▶ **INPUT FOR THIS TASK**

def load() -> C.CDLL:
    global _lib
    if _lib is not None:
        return _lib
    try:
        import torch
    except ImportError:
        pass
    if not os.path.exists(LIB_PATH) and "FCP_LIB_DIR" not in os.environ:
        _build_in_tree()
    if not os.path.exists(LIB_PATH):
        raise ImportError(
            f"{LIB_PATH} not found: build it with `python -c 'import __graft_entry__ as g; g.build()'` "
            "(hipcc --offload-arch=gfx950). There is no CPU fallback for the product path.")
    L = C.CDLL(LIB_PATH)
    L.fcp_abi_version.restype = C.c_int
    L.fcp_status_string.restype = C.c_char_p
    L.fcp_status_string.argtypes = [C.c_int]
    L.fcp_last_error.restype = C.c_char_p
    L.fcp_concat_inputs_sizes.argtypes = [C.POINTER(HostTensor), C.c_int32, C.POINTER(C.c_int64),
                                          C.POINTER(C.c_int32)]
    L.fcp_concat_inputs.argtypes = [C.POINTER(HostTensor), C.c_int32, C.c_void_p, C.c_int64,
                                    C.c_void_p, C.c_void_p]
    L.fcp_plan_create.argtypes = [C.POINTER(PlanDesc), C.POINTER(C.c_void_p)]
    if hasattr(L, "fcp_plan_create_ex"):
        L.fcp_plan_create_ex.argtypes = [C.POINTER(PlanDesc), C.POINTER(ColumnExt), C.POINTER(C.c_void_p)]
    L.fcp_plan_create_from_file.argtypes = [C.c_char_p, C.c_int32, C.c_uint32, C.POINTER(C.c_void_p)]
    L.fcp_plan_counts.argtypes = [C.c_void_p] + [C.POINTER(C.c_int32)] * 5
    L.fcp_plan_destroy.argtypes = [C.c_void_p]
    L.fcp_plan_group_width.argtypes = [C.c_void_p, C.c_int32, C.POINTER(C.c_int32)]
    L.fcp_plan_column_offset.argtypes = [C.c_void_p, C.c_int32, C.POINTER(C.c_int32)]
    L.fcp_plan_arena_bytes.argtypes = [C.c_void_p, C.c_void_p, C.c_void_p, C.POINTER(C.c_int64)]
    L.fcp_plan_read_bad_ids.argtypes = [C.c_void_p, C.c_void_p, C.POINTER(C.c_int64)]
    L.fcp_process_feature_columns.argtypes = [C.c_void_p, C.POINTER(ProcessArgs), C.POINTER(ProcessResult)]
    L.fcp_concat_outputs.argtypes = [C.POINTER(C.c_void_p), C.c_void_p, C.c_int32, C.c_int64, C.c_void_p,
                                     C.c_void_p]
    L.fcp_plan_output_columns.argtypes = [C.c_void_p, C.POINTER(C.c_int32), C.c_void_p, C.c_int32]
    L.fcp_plan_table_bytes.argtypes = [C.c_void_p, C.POINTER(C.c_int64), C.POINTER(C.c_int64)]
    L.fcp_plan_out_dtype.argtypes = [C.c_void_p, C.POINTER(C.c_int32)]
    L.fcp_plan_table_dtype.argtypes = [C.c_void_p, C.POINTER(C.c_int32)]
    L.fcp_plan_table_kinds.argtypes = [C.c_void_p, C.POINTER(C.c_int32), C.c_int32, C.POINTER(C.c_int32)]
    L.fcp_plan_release_captures.argtypes = [C.c_void_p]
    L.fcp_placement_decide.argtypes = [C.c_void_p, C.c_int32, C.c_int64, C.c_int64, C.c_int32, C.c_int32,
                                       C.POINTER(Placement)]
    L.fcp_concat_outputs_scatter.argtypes = [C.POINTER(C.c_void_p), C.c_void_p, C.c_void_p, C.c_int32, C.c_int64,
                                             C.c_int32, C.c_void_p, C.c_void_p]
    L.fcp_concat_outputs_host.argtypes = [C.POINTER(C.c_void_p), C.c_void_p, C.c_void_p, C.c_int32, C.c_int64,
                                          C.c_int32, C.c_void_p, ALLOC_FN, C.c_void_p, C.c_int32, C.c_void_p]
    L.fcp_shard_finalize.argtypes = [C.c_void_p, C.POINTER(ProcessArgs), C.c_int32, C.c_void_p, C.c_int32,
                                     C.c_int64, C.c_int64, C.c_void_p, C.c_void_p]
    L.fcp_comm_unique_id.argtypes = [C.c_void_p]
    L.fcp_comm_create.argtypes = [C.c_void_p, C.c_int32, C.c_int32, C.c_int32, C.POINTER(C.c_void_p)]
    L.fcp_comm_destroy.argtypes = [C.c_void_p]
    L.fcp_comm_rank.argtypes = [C.c_void_p, C.POINTER(C.c_int32), C.POINTER(C.c_int32)]
    L.fcp_shard_batch_slice.argtypes = [C.c_int64, C.c_int32, C.c_int32, C.POINTER(C.c_int64), C.POINTER(C.c_int64)]
    L.fcp_shard_exchange.argtypes = [C.c_void_p, C.c_void_p, C.c_int64, C.c_int64, C.c_void_p, C.POINTER(C.c_int64),
                                     C.POINTER(C.c_int64), C.c_void_p]
    L.fcp_shard_exchange_columns.argtypes = [C.c_void_p, C.c_void_p, C.c_int64, C.c_void_p, C.c_void_p,
                                             C.POINTER(C.c_int64), C.POINTER(C.c_int64), C.c_void_p]
    L.fcp_shard_step_create.argtypes = [C.c_void_p, C.c_void_p, C.c_int32, C.c_int32, C.c_int64, C.c_int64, C.c_void_p,
                                        C.POINTER(C.c_void_p)]
    L.fcp_shard_step_run.argtypes = [C.c_void_p, C.POINTER(ProcessArgs), C.POINTER(C.c_void_p), C.POINTER(C.c_int64),
                                     C.POINTER(C.c_int64)]
    L.fcp_shard_step_destroy.argtypes = [C.c_void_p]
    L.fcp_stager_stage_ex.argtypes = [C.c_void_p, C.POINTER(HostTensor), C.c_int32, C.c_void_p, C.c_void_p, C.c_void_p,
                                      C.POINTER(C.c_void_p), C.POINTER(C.c_int64), C.POINTER(C.POINTER(C.c_int32)),
                                      C.POINTER(C.POINTER(C.c_int32))]
    L.fcp_stager_create_ex.argtypes = [C.c_int32, C.c_int64, C.c_int32, C.c_int32, C.c_int32, C.c_int32, C.c_uint32,
                                       C.POINTER(C.c_void_p)]
    L.fcp_stager_create.argtypes = [C.c_int32, C.c_int64, C.c_int32, C.c_int32, C.c_int32, C.c_int32,
                                    C.POINTER(C.c_void_p)]
    L.fcp_stager_stage.argtypes = [C.c_void_p, C.POINTER(HostTensor), C.c_int32, C.c_void_p, C.POINTER(C.c_void_p),
                                   C.POINTER(C.c_int64), C.POINTER(C.POINTER(C.c_int32)),
                                   C.POINTER(C.POINTER(C.c_int32))]
    L.fcp_stager_stage_narrow.argtypes = [C.c_void_p, C.POINTER(HostTensor), C.c_int32, C.POINTER(C.c_uint8),
                                          C.c_void_p, C.POINTER(C.c_void_p), C.POINTER(C.c_int64),
                                          C.POINTER(C.POINTER(C.c_int32)), C.POINTER(C.POINTER(C.c_int32))]
    L.fcp_stager_destroy.argtypes = [C.c_void_p]
    if hasattr(L, "fcp_stager_stats"):
        L.fcp_stager_stats.argtypes = [C.c_void_p, C.POINTER(StagerStats)]
    if hasattr(L, "fcp_pack_pool_create"):
        L.fcp_pack_pool_create.argtypes = [C.c_int32, C.POINTER(C.c_void_p)]
        L.fcp_pack_pool_destroy.argtypes = [C.c_void_p]
        L.fcp_concat_inputs_ex_pool.argtypes = [C.c_void_p, C.POINTER(HostTensor), C.c_int32, C.c_void_p, C.c_void_p, C.c_void_p,
                                                C.c_int64, C.c_void_p, C.c_void_p]
    if "FCP_LIB_DIR" not in os.environ or hasattr(L, "fcp_concat_inputs_ex"):
        L.fcp_concat_inputs_ex_sizes.argtypes = [C.POINTER(HostTensor), C.c_int32, C.c_void_p, C.c_void_p, C.POINTER(C.c_int64),
                                                 C.POINTER(C.c_int32)]
        L.fcp_concat_inputs_ex.argtypes = [C.POINTER(HostTensor), C.c_int32, C.c_void_p, C.c_void_p, C.c_void_p, C.c_int64,
                                           C.c_void_p, C.c_void_p]
        L.fcp_plan_file_stage_info.argtypes = [C.c_char_p, C.POINTER(C.c_int32), C.c_void_p, C.c_void_p, C.c_int32,
                                               C.POINTER(C.c_int32)]
        L.fcp_graph_build.argtypes = [C.c_char_p, C.c_size_t, C.c_uint32, C.c_char_p, C.POINTER(C.c_void_p), C.POINTER(C.c_size_t),
                                      C.POINTER(C.c_char_p)]
        L.fcp_graph_free.argtypes = [C.c_void_p]
        L.fcp_graph_free.restype = None
        L.fcp_placement_assign.argtypes = [C.c_void_p, C.c_int32, C.c_int64, C.c_int64, C.c_int32, C.c_int32, C.c_void_p,
                                           C.POINTER(Placement)]
        L.fcp_concat_outputs_scatter_strided.argtypes = [C.POINTER(C.c_void_p), C.c_void_p, C.c_void_p, C.c_void_p, C.c_int32,
                                                         C.c_int64, C.c_int32, C.c_void_p, C.c_void_p]
    if hasattr(L, "fcp_plan_set_private_streams"):
        L.fcp_plan_set_private_streams.argtypes = [C.c_void_p, C.c_int32, C.c_uint32]
        L.fcp_result_wait.argtypes = [C.c_void_p, C.c_void_p]
        L.fcp_result_synchronize.argtypes = [C.c_void_p]
    if hasattr(L, "fcp_plan_probe_private_streams"):
        L.fcp_plan_probe_private_streams.argtypes = [C.c_void_p, C.c_void_p, C.c_int32, C.c_int32, C.c_int32,
                                                     C.POINTER(C.c_double), C.POINTER(C.c_double)]
        L.fcp_plan_private_streams_verdict.argtypes = [C.c_void_p, C.c_void_p, C.POINTER(C.c_int32)]
    if hasattr(L, "fcp_plan_verify_private_streams"):
        L.fcp_plan_verify_private_streams.argtypes = [C.c_void_p, C.c_void_p, C.c_int32, C.POINTER(C.c_int32)]
        L.fcp_plan_private_streams_stats.argtypes = [C.c_void_p, C.POINTER(PrivateStreamsStats)]
    if hasattr(L, "fcp_plan_set_request_order"):
        L.fcp_plan_set_request_order.argtypes = [C.c_void_p, C.c_int32]
    if hasattr(L, "fcp_plan_last_launch"):
        L.fcp_plan_last_launch.argtypes = [C.c_void_p, C.POINTER(LaunchInfo)]
    if hasattr(L, "fcp_aux_launch_counts"):
        L.fcp_plan_last_csr.argtypes = [C.c_void_p, C.POINTER(C.c_int64), C.c_void_p, C.c_int32]
        L.fcp_aux_launch_counts.argtypes = [C.c_void_p, C.c_int32, C.c_int32]
    if hasattr(L, "fcp_plan_last_dense_front"):
        L.fcp_plan_last_dense_front.argtypes = [C.c_void_p, C.POINTER(C.c_int32)]
    if hasattr(L, "fcp_table_convert"):
        L.fcp_table_row_bytes.restype = C.c_int64
        L.fcp_table_row_bytes.argtypes = [C.c_int32, C.c_int32]
        L.fcp_table_convert.argtypes = [C.c_void_p, C.c_int32, C.c_int64, C.c_void_p, C.c_int32, C.c_int64, C.c_int32, C.c_int32,
                                        C.c_void_p]
    if hasattr(L, "fcp_table_update_rows"):
        L.fcp_table_update_rows.argtypes = [C.c_void_p, C.c_int32, C.c_int64, C.c_int32, C.c_void_p, C.c_void_p, C.c_int64,
                                            C.c_void_p, C.c_int32, C.c_void_p]
        L.fcp_table_read_rows.argtypes = [C.c_void_p, C.c_void_p, C.c_int32, C.c_int64, C.c_int32, C.c_void_p, C.c_int64,
                                          C.c_int32, C.c_void_p]
    if hasattr(L, "fcp_table_audit"):
        L.fcp_table_audit_workspace_bytes.restype = C.c_int64
        L.fcp_table_audit_workspace_bytes.argtypes = []
        L.fcp_table_audit.argtypes = [C.c_void_p, C.c_int64, C.c_int32, C.c_void_p, C.c_void_p, C.c_int32, C.c_void_p]
        L.fcp_table_formats_choose.argtypes = [C.POINTER(TableAudit), C.POINTER(C.c_int64), C.POINTER(C.c_int32), C.c_int32, C.c_int64,
                                               C.c_uint32, C.POINTER(C.c_double), C.POINTER(C.c_int32), C.POINTER(C.c_int64),
                                               C.POINTER(C.c_double)]
    if hasattr(L, "fcp_table_count_ids"):
        L.fcp_table_audit_weighted.argtypes = [C.c_void_p, C.c_int64, C.c_int32, C.c_void_p, C.c_void_p, C.c_void_p, C.c_int32, C.c_void_p]
        L.fcp_table_count_ids.argtypes = [C.c_void_p, C.c_int64, C.c_void_p, C.c_int32, C.c_int64, C.c_void_p, C.c_int32, C.c_void_p]
    if hasattr(L, "fcp_plan_traffic_count"):
        L.fcp_plan_table_rows.argtypes = [C.c_void_p, C.POINTER(C.c_int64), C.c_int32, C.POINTER(C.c_int32)]
        L.fcp_plan_traffic_bind.argtypes = [C.c_void_p, C.POINTER(C.c_void_p), C.c_int32, C.c_void_p]
        L.fcp_plan_traffic_count.argtypes = [C.c_void_p, C.POINTER(ProcessArgs)]
    if hasattr(L, "fcp_table_digest"):
        L.fcp_table_digest_workspace_bytes.restype = C.c_int64
        L.fcp_table_digest_workspace_bytes.argtypes = []
        L.fcp_table_digest.argtypes = [C.c_void_p, C.c_int32, C.c_int64, C.c_int32, C.c_int64, C.c_int64, C.c_void_p, C.c_void_p,
                                       C.c_int32, C.c_void_p]
        L.fcp_table_digest_rows.argtypes = [C.c_void_p, C.c_int32, C.c_int64, C.c_int32, C.c_int64, C.c_int64, C.c_void_p, C.c_int64,
                                            C.c_void_p, C.c_void_p, C.c_int32, C.c_void_p]
        L.fcp_table_digest_host.restype = C.c_uint64
        L.fcp_table_digest_host.argtypes = [C.c_void_p, C.c_int32, C.c_int64, C.c_int32, C.c_int64, C.c_int64]
    if hasattr(L, "fcp_table_delta_distinct"):
        L.fcp_table_delta_workspace_bytes.restype = C.c_int64
        L.fcp_table_delta_workspace_bytes.argtypes = [C.c_int64]
        L.fcp_table_delta_distinct.argtypes = [C.c_void_p, C.c_int32, C.c_void_p, C.c_int32, C.c_int64, C.c_int64, C.c_void_p, C.c_void_p,
                                               C.c_void_p, C.c_void_p, C.c_void_p, C.c_int32, C.c_void_p]
    if hasattr(L, "fcp_outputs_compare"):
        L.fcp_outputs_compare_workspace_bytes.restype = C.c_int64
        L.fcp_outputs_compare_workspace_bytes.argtypes = [C.c_int32]
        L.fcp_outputs_compare.argtypes = [C.c_void_p, C.c_void_p, C.c_int32, C.c_void_p, C.c_void_p, C.c_int32, C.c_void_p, C.c_int32,
                                          C.c_void_p, C.c_void_p, C.c_int32, C.c_void_p]
    if L.fcp_abi_version() != FCP_ABI_VERSION:
        raise ImportError("libfcp_hip.so ABI version mismatch; rebuild")
    _lib = L
    return L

▶ **AIM OF THE EXERCISE**
Print, unaltered, every line from the beginning of the material down to the line with "[C.c_void_p, C.POINTER(ProcessArgs), C.POINTER(ProcessResult)]".

▶ **ANSWER TO THIS EXERCISE**
def load() -> C.CDLL:
    global _lib
    if _lib is not None:
        return _lib
    try:
        import torch
    except ImportError:
        pass
    if not os.path.exists(LIB_PATH) and "FCP_LIB_DIR" not in os.environ:
        _build_in_tree()
    if not os.path.exists(LIB_PATH):
        raise ImportError(
            f"{LIB_PATH} not found: build it with `python -c 'import __graft_entry__ as g; g.build()'` "
            "(hipcc --offload-arch=gfx950). There is no CPU fallback for the product path.")
    L = C.CDLL(LIB_PATH)
    L.fcp_abi_version.restype = C.c_int
    L.fcp_status_string.restype = C.c_char_p
    L.fcp_status_string.argtypes = [C.c_int]
    L.fcp_last_error.restype = C.c_char_p
    L.fcp_concat_inputs_sizes.argtypes = [C.POINTER(HostTensor), C.c_int32, C.POINTER(C.c_int64),
                                          C.POINTER(C.c_int32)]
    L.fcp_concat_inputs.argtypes = [C.POINTER(HostTensor), C.c_int32, C.c_void_p, C.c_int64,
                                    C.c_void_p, C.c_void_p]
    L.fcp_plan_create.argtypes = [C.POINTER(PlanDesc), C.POINTER(C.c_void_p)]
    if hasattr(L, "fcp_plan_create_ex"):
        L.fcp_plan_create_ex.argtypes = [C.POINTER(PlanDesc), C.POINTER(ColumnExt), C.POINTER(C.c_void_p)]
    L.fcp_plan_create_from_file.argtypes = [C.c_char_p, C.c_int32, C.c_uint32, C.POINTER(C.c_void_p)]
    L.fcp_plan_counts.argtypes = [C.c_void_p] + [C.POINTER(C.c_int32)] * 5
    L.fcp_plan_destroy.argtypes = [C.c_void_p]
    L.fcp_plan_group_width.argtypes = [C.c_void_p, C.c_int32, C.POINTER(C.c_int32)]
    L.fcp_plan_column_offset.argtypes = [C.c_void_p, C.c_int32, C.POINTER(C.c_int32)]
    L.fcp_plan_arena_bytes.argtypes = [C.c_void_p, C.c_void_p, C.c_void_p, C.POINTER(C.c_int64)]
    L.fcp_plan_read_bad_ids.argtypes = [C.c_void_p, C.c_void_p, C.POINTER(C.c_int64)]
    L.fcp_process_feature_columns.argtypes = [C.c_void_p, C.POINTER(ProcessArgs), C.POINTER(ProcessResult)]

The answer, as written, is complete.